BEGIN Source data
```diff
+      const int rr = wave + 4 * i;
+      if (rr < ROWS) {
+        patch[rr * kPW + lane] = va[i];
+        if (lane < 4) patch[rr * kPW + 64 + lane] = vb[i];
+      }
+    }
+  }
+  int koff[KS];
+#pragma unroll
+  for (int s = 0; s < KS; ++s) {
+    const int k = 4 * s + lq;
+    const int kk = k < K ? k : 0;
+    const int c = kk / 25, t = kk - c * 25;
+    koff[s] = c * PP + (t / 5) * kPW + t % 5;
+  }
+  const int t0 = wave * NTW;
+  const int nrow = p.H - y0 < kTR ? p.H - y0 : kTR;
+  const int ngrp = (p.W - x0 + 15) / 16 < kTC / 16 ? (p.W - x0 + 15) / 16 : kTC / 16;
+  auto read_b = [&](int r, int j, float (&bv)[KS]) {
+    const float* win = patch + r * kPW + 16 * j + li;
+#pragma unroll
+    for (int s = 0; s < KS; ++s) bv[s] = 4 * s + lq == K ? 1.f : win[koff[s]];
+  };
+  float wf[NTW][KS];
+  int cur = -1;
+  __syncthreads();
+  float bv[KS];
+  read_b(0, 0, bv);
+  const int Wo = 2 * p.W;
+  const size_t wcls = (size_t)p.ntiles * (KS * 64);
+  for (int r = 0; r < nrow; ++r) {
+    const int y = y0 + r;
+    const int rc = y == 0 ? 0 : y == p.H - 1 ? 2 : 1;
+    const float* wrow = p.w + ((size_t)(3 * rc) * p.ntiles + t0) * (KS * 64) + lane;
+    if (rc != cur) {
+      cur = rc;
+#pragma unroll
+      for (int n = 0; n < NTW; ++n)
+#pragma unroll
+        for (int s = 0; s < KS; ++s) wf[n][s] = wrow[wcls + (n * KS + s) * 64];
+      __builtin_amdgcn_s_waitcnt(0x0f70);
+    }
+#pragma unroll 1
+    for (int j = 0; j < ngrp; ++j) {
+      const int xs = x0 + 16 * j;
+      const int x = xs + li;
+      const bool last = j + 1 == ngrp;
+      const int rn = last ? (r + 1 < nrow ? r + 1 : r) : r;
+      float bn[KS];
+      read_b(rn, last ? 0 : j + 1, bn);
+      f32x4 acc[NTW];
+#pragma unroll
+      for (int n = 0; n < NTW; ++n) acc[n] = f32x4{0.f, 0.f, 0.f, 0.f};
+      const bool has0 = xs == 0, has2 = xs + 16 >= p.W;
+      const bool mid = !(has0 || has2) || (x >= 1 && x <= p.W - 2);
+#pragma unroll
+      for (int s = 0; s < KS; ++s) {
+        const float v = mid ? bv[s] : 0.f;
+#pragma unroll
+        for (int n = 0; n < NTW; ++n) acc[n] = __builtin_amdgcn_mfma_f32_16x16x4f32(wf[n][s], v, acc[n], 0, 0, 0);
+      }
+      auto edge = [&](const float* we, bool on) {
+        asm volatile("" : "+v"(we));
+#pragma unroll
+        for (int n = 0; n < NTW; ++n) {
+          float wt[KS];
+#pragma unroll
+          for (int s = 0; s < KS; ++s) wt[s] = we[(n * KS + s) * 64];
+#pragma unroll
+          for (int s = 0; s < KS; ++s)
+            acc[n] = __builtin_amdgcn_mfma_f32_16x16x4f32(wt[s], on ? bv[s] : 0.f, acc[n], 0, 0, 0);
+        }
+      };
+      if (has0) edge(wrow, x == 0);
+      if (has2) edge(wrow + 2 * wcls, x == p.W - 1);
+      if (x < p.W) {
+        float* o = p.out + (((long long)b * 2 * p.H + 2 * y + (lq >> 1)) * Wo + 2 * x + (lq & 1)) * p.ldo + 4 * t0;
+#pragma unroll
+        for (int n = 0; n < NTW; ++n) *reinterpret_cast<f32x4*>(o + 4 * n) = acc[n];
+      }
+#pragma unroll
+      for (int s = 0; s < KS; ++s) bv[s] = bn[s];
+    }
+  }
+}
+
 template <int CIN>
 void launch_ntw(const SrFoldParams& p, unsigned blocks, hipStream_t s) {
+  if (p.v1) {
+    switch (p.ntiles / 4) {
+      case 1: hipLaunchKernelGGL((sr_fold_v1_kernel<CIN, 1>), dim3(blocks), dim3(256), 0, s, p); break;
+      case 2: hipLaunchKernelGGL((sr_fold_v1_kernel<CIN, 2>), dim3(blocks), dim3(256), 0, s, p); break;
+      case 3: hipLaunchKernelGGL((sr_fold_v1_kernel<CIN, 3>), dim3(blocks), dim3(256), 0, s, p); break;
+      default: hipLaunchKernelGGL((sr_fold_v1_kernel<CIN, 4>), dim3(blocks), dim3(256), 0, s, p); break;
+    }
+    return;
+  }
   switch (p.ntiles / 4) {
     case 1: hipLaunchKernelGGL((sr_fold_kernel<CIN, 1>), dim3(blocks), dim3(256), 0, s, p); break;
     case 2: hipLaunchKernelGGL((sr_fold_kernel<CIN, 2>), dim3(blocks), dim3(256), 0, s, p); break;
```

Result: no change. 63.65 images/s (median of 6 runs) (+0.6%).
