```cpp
__host__ __device__ inline int colsum_part_rows(int j, int nwg, int &r0, int &r1) {
    const int a = (3 * j) >> 2, w0 = 3 * j - 4 * a;
    r0 = 2 * a + (w0 ? 1 : 0);
    r1 = 2 * (a + 1);
    return (w0 >= 2 && a + 1 < nwg) ? 2 : 1;
}

struct IndexRow {
    const int32_t *ptr;
    int width;
};
__device__ __forceinline__ IndexRow index_row(const AttnParams &p, int64_t item) {
    if (p.idx_off) {
        const int64_t o = p.idx_off[item];
        return {p.indices + o, (int)(p.idx_off[item + 1] - o)};
    }
    return {p.indices + item * p.idx_stride, p.idx_stride};
}
```

chipmunk_amd/csrc/indexed_io.hip:

```cpp
#include "common.h"
#include "attn_params.h"

namespace {

__device__ __forceinline__ uint32_t wave_incl_scan(uint32_t x) {
    x += (uint32_t)__builtin_amdgcn_update_dpp(0, (int)x, 0x111, 0xf, 0xf, true);
    x += (uint32_t)__builtin_amdgcn_update_dpp(0, (int)x, 0x112, 0xf, 0xf, true);
    x += (uint32_t)__builtin_amdgcn_update_dpp(0, (int)x, 0x114, 0xf, 0xf, true);
    x += (uint32_t)__builtin_amdgcn_update_dpp(0, (int)x, 0x118, 0xf, 0xf, true);
    x += (uint32_t)__builtin_amdgcn_update_dpp(0, (int)x, 0x142, 0xa, 0xf, false);
    x += (uint32_t)__builtin_amdgcn_update_dpp(0, (int)x, 0x143, 0xc, 0xf, false);
    return x;
}
struct M2IParams {
    const uint8_t *mask;
    int32_t *indices;
    int32_t *counts;
    int n, pad_n, multiple_of;
    const int64_t *offsets;
};

template <bool PACKED, bool SORTED = false, bool RAGGED = false>
__global__ __launch_bounds__(256) void mask_to_indices_kernel(const M2IParams p) {
    extern __shared__ __attribute__((aligned(16))) unsigned char smem[];
// ... 190 lines not shown
};

template <bool PACKED>
__global__ __launch_bounds__(256) void mask_row_counts_kernel(const RowCountParams p) {
    const int lane = threadIdx.x & 63;
    const int64_t row = (int64_t)blockIdx.x * 4 + (threadIdx.x >> 6);
    if (row >= p.rows) return;
    const int nbytes = PACKED ? p.n >> 3 : p.n;
    const uint8_t *src = p.mask + (PACKED ? (row * p.n) >> 3 : row * p.n);
    auto set_in_byte = [](uint32_t b) { return PACKED ? (uint32_t)__popc(b) : (uint32_t)(b != 0); };
    auto set_in_word = [](uint32_t x) {
        if constexpr (!PACKED) x = (x | (x >> 1) | (x >> 2) | (x >> 3) | (x >> 4) | (x >> 5) | (x >> 6) | (x >> 7)) & 0x01010101u;
        return (uint32_t)__popc(x);
    };
    const int head = min(nbytes, (int)((16 - ((uintptr_t)src & 15)) & 15));
    uint32_t cnt = lane < head ? set_in_byte(src[lane]) : 0u;
    const int nvec = (nbytes - head) >> 4;
    const u32x4 *vec = (const u32x4 *)(src + head);
#pragma unroll 4
    for (int i = lane; i < nvec; i += 64) {
        const u32x4 x = vec[i];
        cnt += set_in_word(x[0]) + set_in_word(x[1]) + set_in_word(x[2]) + set_in_word(x[3]);
    }
    const int tail = head + (nvec << 4) + lane;
    if (tail < nbytes) cnt += set_in_byte(src[tail]);
    const int64_t kept = (uint32_t)__builtin_amdgcn_readlane((int)wave_incl_scan(cnt), 63);
    if (lane == 0) {
        const int64_t padded = ((kept + p.multiple_of - 1) / p.multiple_of) * p.multiple_of;
        p.counts[row] = (int32_t)padded;
        p.lengths[row] = (min(padded, (int64_t)p.pad_n) + 31) / 32 * 32;
    }
}

struct TopkParams {
    const void *act;
    void *cache;
    int32_t *indices;
    int32_t *counts;
    int rows, cols, multiple_of;
    float quantile, random_amount;
    uint32_t salt;
    int group_rows, src_rows, groups;
};

template <typename T>
__device__ __forceinline__ float load_as_float(const T *p, int i);
template <>
__device__ __forceinline__ float load_as_float<uint16_t>(const uint16_t *p, int i) { return bf16_bits_to_f32(p[i]); }
template <>
__device__ __forceinline__ float load_as_float<_Float16>(const _Float16 *p, int i) { return (float)p[i]; }
template <>
__device__ __forceinline__ float load_as_float<float>(const float *p, int i) { return p[i]; }
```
END Source data
**Required work**.
Please go line by line through the records above, copying each one that holds the string "true".

**Solution to the problem**.
    x += (uint32_t)__builtin_amdgcn_update_dpp(0, (int)x, 0x111, 0xf, 0xf, true);
    x += (uint32_t)__builtin_amdgcn_update_dpp(0, (int)x, 0x112, 0xf, 0xf, true);
    x += (uint32_t)__builtin_amdgcn_update_dpp(0, (int)x, 0x114, 0xf, 0xf, true);
    x += (uint32_t)__builtin_amdgcn_update_dpp(0, (int)x, 0x118, 0xf, 0xf, true);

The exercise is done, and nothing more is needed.